Dick's Sporting Goods Deserves A Higher Bid

9/20/18

Summary

Shares of DKS look undervalued as the company has demonstrated competency in several areas to carve out an attractive niche.

E-commerce, premium product, smart inventory management, and capital allocation are the key drivers.

Shares are worth $40-50.

Shares of Dick’s Sporting Goods (DKS) continue to sit well below their 2017 high, but the stock has done well in 2018, up 26% year-to-date as the company recovers from a highly promotional H2’17. In my view, the company is checking virtually all the boxes that ensure survival as an omnichannel retailer heading into the next decade, and I am increasing my fair value range to $40-50 based on continued execution. At the low end of my fair value range, shares would trade at just 12.5x 2018 earnings –a significant discount to the broader market. With strength again in e-commerce, the ability to identify necessary business model changes, disciplined inventory management, and strong capital allocation, shares look attractive at their current level.

Key #1: E-Commerce

E-commerce growth was terrific in Q1, up 24% y/y, and the strength continued in DKS’s most recent quarter, with e-commerce sales up 12% y/y, up to 11% of sales.

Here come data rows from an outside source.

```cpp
static int reduce_flush(hipStream_t stream) {
  if (g_reduce_batch.n_jobs > 0 && g_reduce_batch.total_blocks > 0) {
    conv_wgrad_reduce_kernel<<<(unsigned)g_reduce_batch.total_blocks, 256, 0, stream>>>(g_reduce_batch);
    g_reduce_batch.n_jobs = 0; g_reduce_batch.total_blocks = 0;
    SMT_CHECK_LAUNCH("conv_wgrad_reduce");
  }
  g_reduce_batch.n_jobs = 0; g_reduce_batch.total_blocks = 0;
  return 0;
}

int launch_wgrad_reduce(const float* slab, float* dw, float* db, int n_chunks, int nblk_co, int nblk_ci, int taps,
                        int c_in, int c_out, int cib, long long so, long long si, long long sj, const int* jmap,
                        hipStream_t stream, int bias_cols) {
  SMT_CHECK_ARG(c_in % 4 == 0 && cib % 4 == 0 && taps <= 16, "conv_wgrad_reduce: c_in and the ci block must be multiples of 4");
  if (g_reduce_batch.n_jobs == WR_MAXJ) {
    int rc = reduce_flush(stream);
    if (rc) return rc;
  }
  WreduceJob& r = g_reduce_batch.job[g_reduce_batch.n_jobs];
  r.bias_cols = bias_cols;
  r.slab = slab; r.dw = dw; r.db = db;
  r.n_chunks = n_chunks; r.nblk = nblk_co * nblk_ci; r.nblk_ci = nblk_ci; r.planes = taps + 1; r.taps = taps;
  r.Cin = c_in; r.Cout = c_out; r.cib = cib;
  r.so = so; r.si = si; r.sj = sj;
  for (int t = 0; t < 16; ++t) r.jmap[t] = (signed char)(t < taps ? jmap[t] : 0);
  const long long total4 = (long long)taps * c_out * (c_in / 4);
  r.wblocks = (int)((total4 + 63) / 64);
  r.block0 = g_reduce_batch.total_blocks;
  g_reduce_batch.total_blocks += r.wblocks + (db ? (c_out + 31) / 32 : 0);
  g_reduce_batch.n_jobs += 1;
  return g_reduce_defer ? 0 : reduce_flush(stream);
}

}

// ... 184 lines not shown
```

Before: 529.5.

## Restructure generic conv wgrad kernel with register prefetch and pipelined LDS reads

Rewrites the generic conv weight-gradient kernel. The next time tile's dy and x rows are prefetched into registers while the current tile computes. For strided bf16 inputs, x is stored in LDS in per-stride planes, so transposed ds_read_b64_tr_b16 loads replace scalar gathers. LDS fragment reads are issued explicitly one k-step ahead under lgkmcnt waits, and a per-variant waves-per-EU occupancy hint is added. The aim is to hide global-load and LDS latency behind MFMA work, at the cost of higher register pressure. It also assumes NT equals taps plus one.

Result: no change. 539.3 (median of 6 runs) (+1.8%).

```diff
diff --git a/speech-masters-thesis_amd/csrc/conv_wgrad.hip b/speech-masters-thesis_amd/csrc/conv_wgrad.hip
--- a/speech-masters-thesis_amd/csrc/conv_wgrad.hip
+++ b/speech-masters-thesis_amd/csrc/conv_wgrad.hip
@@ -1,5 +1,6 @@
 #include <algorithm>
 #include <cstdlib>
+#include <type_traits>
 
 #include "conv_common.h"
 
@@ -44,265 +45,6 @@
   w.cgl = (q / w.nblk) * 8 + xcd;
   return w;
 }
-
-template <typename T, int NT, int CIB, bool STRIDED>
-__global__ __launch_bounds__(CIB * 4) void conv_wgrad_kernel(WgradArgs p) {
-  constexpr int EPV = Tr<T>::EPV;
-  constexpr int R = WTr<T>::R;
-  constexpr int CB = 64;
-  constexpr int WNC = CIB / 32;
-  constexpr int NTHR = 128 * WNC;
-  constexpr int PITCH_DY = WTr<T>::pitch(CB), PITCH_X = WTr<T>::pitch(CIB);
-  extern __shared__ __attribute__((aligned(16))) unsigned char smem[];
-  const int tid = threadIdx.x, lane = tid & 63, wave = tid >> 6;
-  const int wm = wave / WNC, wn = wave % WNC;
-  const int r = lane & 31, hh = lane >> 5;
-
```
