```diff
+__device__ __forceinline__ void dg_rows_put(uint32_t *rows, const DgLaneCells &r, uint32_t total, uint32_t K, uint32_t S,
+                                            int lane) {
     if (K == 0) return;
-    const uint32_t total = nrows * K, q = DG_WAVE / K, rm = DG_WAVE % K;
-    uint32_t row = (uint32_t)lane / K, col = (uint32_t)lane % K;
-#pragma unroll 4
-    for (uint32_t i = (uint32_t)lane; i < total; i += DG_WAVE) {
-        rows[row * S + col] = blk[i];
-        row += q; col += rm;
-        if (col >= K) { col -= K; row++; }
-    }
-}
+    const uint32_t nfull = total / DG_WAVE, rest = total - nfull * DG_WAVE;
+    if (S == K) {
+        uint32_t *dst = rows + lane;
+#define DG_ROUND(n) if ((n) >= nfull) goto cut_odd; dst[(n) * DG_WAVE] = r.c[n];
+        DG_ROUNDS8(0) DG_ROUNDS8(8) DG_ROUNDS8(16) DG_ROUNDS8(24) DG_ROUNDS8(32) DG_ROUNDS8(40) DG_ROUNDS8(48) DG_ROUNDS8(56)
+#undef DG_ROUND
+cut_odd:
+        if ((uint32_t)lane < rest) dst[nfull * DG_WAVE] = r.last;
+        return;
+    }
+    const uint32_t rm = DG_WAVE % K, step = DG_WAVE + DG_WAVE / K;
+    uint32_t col = (uint32_t)lane % K, a = (uint32_t)lane + (uint32_t)lane / K;
+#define DG_ROUND(n)                                  \
+    if ((n) >= nfull) goto cut;                      \
+    rows[a] = r.c[n];                                \
+    col = min(col + rm, col + rm - K);               \
+    a += step + (col < rm ? 1u : 0u);
+    DG_ROUNDS8(0) DG_ROUNDS8(8) DG_ROUNDS8(16) DG_ROUNDS8(24) DG_ROUNDS8(32) DG_ROUNDS8(40) DG_ROUNDS8(48) DG_ROUNDS8(56)
+#undef DG_ROUND
+cut:
+    if ((uint32_t)lane < rest) rows[a] = r.last;
+}
+#undef DG_ROUNDS8
 
 #define DG_LL_WAVES 2u
 
@@ -1073,7 +1100,11 @@
     uint32_t out_cap = capb, in_cap = capb;
     bool dead = false;
 
-    dg_stage_rows(rows, Db, nrows, K, S, lane);
+    const uint32_t total = nrows * K;
+    DgLaneCells cells;
+    dg_rows_fetch(cells, Db, total, lane);
+    dg_rows_put(rows, cells, total, K, S, lane);
+    dg_rows_fetch(cells, Ab, total, lane);
     __builtin_amdgcn_fence(__ATOMIC_SEQ_CST, "workgroup");
     DgLaneRow so = {};
     if (do_out) {
@@ -1095,7 +1126,7 @@
         }
     __builtin_amdgcn_fence(__ATOMIC_SEQ_CST, "workgroup");
 
-    dg_stage_rows(rows, Ab, nrows, K, S, lane);
+    dg_rows_put(rows, cells, total, K, S, lane);
     __builtin_amdgcn_fence(__ATOMIC_SEQ_CST, "workgroup");
     DgLaneRow si = {};
     if (do_in) {
diff --git a/pbdagcon_amd/csrc/k_merge.hip.h b/pbdagcon_amd/csrc/k_merge.hip.h
--- a/pbdagcon_amd/csrc/k_merge.hip.h
+++ b/pbdagcon_amd/csrc/k_merge.hip.h
@@ -634,6 +634,13 @@
     return true;
 }
 
+#ifndef DG_CUTS_U
+#define DG_CUTS_U 32u
+#endif
+#ifndef DG_CUTS_R
+#define DG_CUTS_R 16u
+#endif
+static_assert(DG_CUTS_U <= 32u && DG_CUTS_U % (64u / DG_CUTS_R) == 0u, "the searches of a round fill whole narrow probes");
 __global__ __launch_bounds__(64) void k_cuts(DgParams p) {
     const uint32_t t = blockIdx.x;
     if (dg_failed(p) || dg_tskip(p, t)) return;
@@ -656,22 +663,62 @@
         if (want < 1) want = 1;
         uint32_t nseg = 1;
         if (lane == 0) out[1] = 0;
-        for (uint32_t s = 1; s < want; s++) {
-            const uint32_t p0 = 1u + (uint32_t)((uint64_t)s * blen / want);
-            const uint32_t span = blen / want / 2u;
-            uint32_t found = 0;
-            for (uint32_t o = 0; o < span && !found; o += 64) {
-                const uint32_t pos = p0 + o + (uint32_t)lane;
-                uint32_t v = 0;
-                bool ok = false;
-                if (o + (uint32_t)lane < span && pos >= 1 && pos <= blen) {
-                    v = bid[pos];
-                    ok = nd[v].weight - 1 == kg;
+        const uint32_t span = blen / want / 2u;
+        for (uint32_t s0 = 1; s0 < want; s0 += DG_CUTS_U) {
+            const uint32_t p0l = 1u + (uint32_t)((uint64_t)(s0 + (uint32_t)lane) * blen / want);
+            const uint32_t ns = min((uint32_t)DG_CUTS_U, want - s0);
+            uint32_t open = ns >= 32u ? 0xFFFFFFFFu : (1u << ns) - 1u;
+            uint32_t foundl = 0;
+            {
+                constexpr uint32_t PR = 64u / DG_CUTS_R, NP = DG_CUTS_U / PR;
+                const uint32_t j = (uint32_t)lane & (DG_CUTS_R - 1u), rw = (uint32_t)lane / DG_CUTS_R;
+                uint32_t v[NP];
+                int32_t w[NP];
+#pragma unroll
+                for (uint32_t q = 0; q < NP; q++) {
+                    const uint32_t k = q * PR + rw;
+                    const uint32_t pos = (uint32_t)__shfl((int)p0l, (int)k) + j;
+                    v[q] = k < ns && j < span && pos >= 1 && pos <= blen ? bid[pos] : 0u;
                 }
-                const unsigned long long m = __ballot(ok);
-                if (m) found = (uint32_t)DG_RL(v, __ffsll((long long)m) - 1);
-            }
-            if (found) { if (lane == 0) out[1 + nseg] = found; nseg++; }
+#pragma unroll
+                for (uint32_t q = 0; q < NP; q++) w[q] = v[q] ? nd[v[q]].weight : 0;
+#pragma unroll
+                for (uint32_t q = 0; q < NP; q++) {
+                    const unsigned long long m = __ballot(v[q] != 0u && w[q] - 1 == kg);
+#pragma unroll
+                    for (uint32_t r = 0; r < PR; r++) {
+                        const uint32_t mr = (uint32_t)(m >> (r * DG_CUTS_R)) & ((1u << DG_CUTS_R) - 1u);
+                        if (mr) {
+                            const uint32_t f = (uint32_t)DG_RL(v[q], r * DG_CUTS_R + (uint32_t)__ffs((int)mr) - 1u);
+                            if ((uint32_t)lane == q * PR + r) foundl = f;
+                            open &= ~(1u << (q * PR + r));
+                        }
+                    }
+                }
+            }
+            for (uint32_t o = DG_CUTS_R; o < span && open; o += 64) {
+                uint32_t v[DG_CUTS_U];
+                int32_t w[DG_CUTS_U];
+#pragma unroll
+                for (uint32_t k = 0; k < DG_CUTS_U; k++) {
+                    const uint32_t pos = (uint32_t)DG_RL(p0l, k) + o + (uint32_t)lane;
+                    v[k] = ((open >> k) & 1u) && o + (uint32_t)lane < span && pos >= 1 && pos <= blen ? bid[pos] : 0u;
+                }
+#pragma unroll
+                for (uint32_t k = 0; k < DG_CUTS_U; k++) w[k] = v[k] ? nd[v[k]].weight : 0;
+#pragma unroll
+                for (uint32_t k = 0; k < DG_CUTS_U; k++) {
+                    const unsigned long long m = __ballot(v[k] != 0u && w[k] - 1 == kg);
+                    if (m) {
+                        const uint32_t f = (uint32_t)DG_RL(v[k], __ffsll((long long)m) - 1);
+                        if ((uint32_t)lane == k) foundl = f;
+                        open &= ~(1u << k);
+                    }
+                }
+            }
+            const unsigned long long fm = __ballot(foundl != 0u);
+            if (foundl) out[1u + nseg + (uint32_t)__popcll(fm & ((1ull << lane) - 1ull))] = foundl;
+            nseg += (uint32_t)__popcll(fm);
         }
         if (lane == 0) { out[0] = nseg; if (which == 0 && !p.gcuts) atomicAdd(&p.st->n_mseg, nseg); }
     }
```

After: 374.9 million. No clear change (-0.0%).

Penetration of e-commerce sits at 11% YTD, and the company is still in the early stages of figuring out the omnichannel model. Unlike some of its competitors, e.g. Foot Locker (FL) and Nike (NKE), DKS has not invested as much in its e-commerce business in recent years. DKS lacks the same promotional cadence as its competitors, but I see the company improving with more promotions like flash sales and usage of referral companies like eBates. With the decision to exit firearm sales, I think we could see this business hit 15% of total sales in FY19.